The job im on at the moment its all glued with 4 screws in the centre to hold the board back, Then they remove those once glue is set.


----------



## thefinisher (Sep 2, 2011)

cazna said:


> The job im on at the moment its all glued with 4 screws in the centre to hold the board back, Then they remove those once glue is set.


Sweet! I'm thinking we will glue and screw the perimeter as usual and put a screw in every other stud on the walls. On the ceilings I'm thinking 2 screws in the field.


----------



## moore (Dec 2, 2010)

thefinisher said:


> I stole one of your vids on youtube and sent it to some of our builders to show what using glue instead of all those screws would look like. I am trying to push for using glue on all of our jobs in wall fields and cutting down on the ceiling screws as well. There are so many selling points to using glue and only 1 con which is the price. But I figured $1 more per board for the glue so that isn't bad.
> 
> Just wanted to say thanks for putting together some good walthrough vids. I'm really hoping to sell our builders on this.
> 
> On a side note Moore, I stocked a few jobs with the proform black top A/P and I like it :yes:.

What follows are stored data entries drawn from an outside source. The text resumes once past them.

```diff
@@ -743,18 +869,24 @@
 #ifndef X3_MX
 #define X3_MX 1
 #endif
+#ifndef X3_PHASED
+#define X3_PHASED 1
+#endif
 
 int launch_gemm3(const Gemm3P& p, hipStream_t s) {
   if (!gemm3_supported(p)) return -2;
   const bool big_ok = p.epi != G3_QKV && p.N % 256 == 0;
-  const int force = (p.x3 & 15) == 2 ? 1 : (p.x3 & 15) == 3 ? 0 : -1;
+  const int fc = p.x3 & 15;
+  const int force = (fc == 2 || fc == 6 || fc == 7) ? 1 : fc == 3 ? 0 : -1;
   const bool forced_small = (p.x3 & 15) == 4 || (p.x3 & 15) == 5;
   const long tiles192 = ((long)p.M + 191) / 192 * (p.N / 256);
   const bool fills = !p.x3 || tiles192 >= 160;
   const bool big = big_ok && !forced_small && (force == 1 || (force != 0 && p.epi == G3_RESID && p.K >= 1024 && p.M >= 4096 && fills) ||
-                              (force != 0 && p.x3 && X3_BIG_FF1 && p.epi == G3_FF1 && p.M >= 4096));
+                              (force != 0 && p.x3 && X3_BIG_FF1 && p.epi == G3_FF1 && p.M >= 20000));
   auto cost = [&](int bm) { const long t = ((long)p.M + bm - 1) / bm * (p.N / 256); return (t + 255) / 256 * bm; };
-  const bool rows192 = big && p.epi == G3_RESID && force != 1 && cost(192) < cost(256);
+  const bool phased = p.x3 && !(p.x3 & G3_X3_F8) && p.conv_C2 == 0 && (fc == 6 || fc == 7 || (fc != 2 && X3_PHASED));
+  const bool fewer192 = phased ? cost(192) * 8 < cost(256) * 7 : cost(192) < cost(256);
+  const bool rows192 = big && (fc == 7 || (p.epi == G3_RESID && force != 1 && fewer192));
   const long mx_tiles = ((long)p.M + 255) / 256 * ((p.N + 127) / 128);
   const bool f8 = (p.x3 & G3_X3_F8) != 0;
   const bool mx = p.x3 && !f8 && p.epi != G3_QKV && !big && !rows192 && force != 0 &&
@@ -775,12 +907,16 @@
     switch (p.epi) {
       case G3_FF1:
         if (mx) launch_cfg<G3_FF1, G3CfgMX, true>(p, s);
+        else if (rows192) launch_cfg<G3_FF1, G3CfgTP, true>(p, s);
+        else if (big && phased) launch_cfg<G3_FF1, G3CfgBP, true>(p, s);
         else if (big) launch_cfg<G3_FF1, G3CfgBX, true>(p, s); else launch_cfg<G3_FF1, G3CfgSX, true>(p, s);
         break;
       case G3_RESID:
         if (mx) launch_cfg<G3_RESID, G3CfgMX, true>(p, s);
         else if (hx) launch_cfg<G3_RESID, G3CfgHX, true>(p, s);
+        else if (rows192 && phased) launch_cfg<G3_RESID, G3CfgTP, true>(p, s);
         else if (rows192) launch_cfg<G3_RESID, G3CfgTX, true>(p, s);
+        else if (big && phased) launch_cfg<G3_RESID, G3CfgBP, true>(p, s);
         else if (big) launch_cfg<G3_RESID, G3CfgBX, true>(p, s);
         else launch_cfg<G3_RESID, G3CfgSX, true>(p, s);
         break;
```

 1 case of tight bond $50... 1 TUBE every 5-7 boards..So a 400 board house would cost ya around $250 or so ..That's peanuts for you!!! The OSI drywall panel glue is junk! Tight bond Is the best IMO. NO .....Tight bond is the best PERIOD!:yes:


I hope the Capt don't read this post!


----------



## thefinisher (Sep 2, 2011)

moore said:


> 1 case of tight bond $50... 1 TUBE every 5-7 boards..So a 400 board house would cost ya around $250 or so ..That's peanuts for you!!! The OSI drywall panel glue is junk! Tight bond Is the best IMO. NO .....Tight bond is the best PERIOD!:yes:
> 
> 
> I hope the Capt don't read this post!


I figured about $230 for 300 sheets if a tube does 4 sheets. Was talking to my hangers today and they said to do it this way a tube would last for 4-5 sheets. The only thing our supplier carries is OSI #38. Will have to ask them about getting some tight bond though if it is better. I'm not worried about the price really, but our builders will drop a bid over $250 sometimes :yes:. I really want to start hanging our rock this way. Can't stand screw pops at all


----------



## moore (Dec 2, 2010)

thefinisher said:


> I figured about $230 for 300 sheets if a tube does 4 sheets. Was talking to my hangers today and they said to do it this way a tube would last for 4-5 sheets. The only thing our supplier carries is OSI #38. Will have to ask them about getting some tight bond though if it is better. I'm not worried about the price really, but our builders will drop a bid over $250 sometimes :yes:. I really want to start hanging our rock this way. Can't stand screw pops at all


OSI #38 IS FINE....Just stay away from this! There's[-] 38 then there's # 38 ...OSI # 38 or 'tight bond' is what ya want!


----------



## Kiwiman (Jun 14, 2008)

Offer a reduced taping price if they use more glue and less screws, then they might be persuaded to change.
Most of the guy's I know buy it by the pail, just dip a stick in it and go dob dob dob on the frame, it's quicker and cheaper than using tubes, it's water based and doesn't sag, droop or smell, it's good stuff too, you need a hammer & chisel to remove it once dry :yes:


----------



## gazman (Apr 29, 2011)

Have to disagree Kiwiman. We used the pail for 25 years, we now use the sausages and would never go back. They are faster, cleaner, the brain dead helpers find it easier to put the right amount on. Same glue just a different manner of application.


----------



## Kiwiman (Jun 14, 2008)

gazman said:


> Have to disagree Kiwiman. We used the pail for 25 years, we now use the sausages and would never go back. They are faster, cleaner, the brain dead helpers find it easier to put the right amount on. Same glue just a different manner of application.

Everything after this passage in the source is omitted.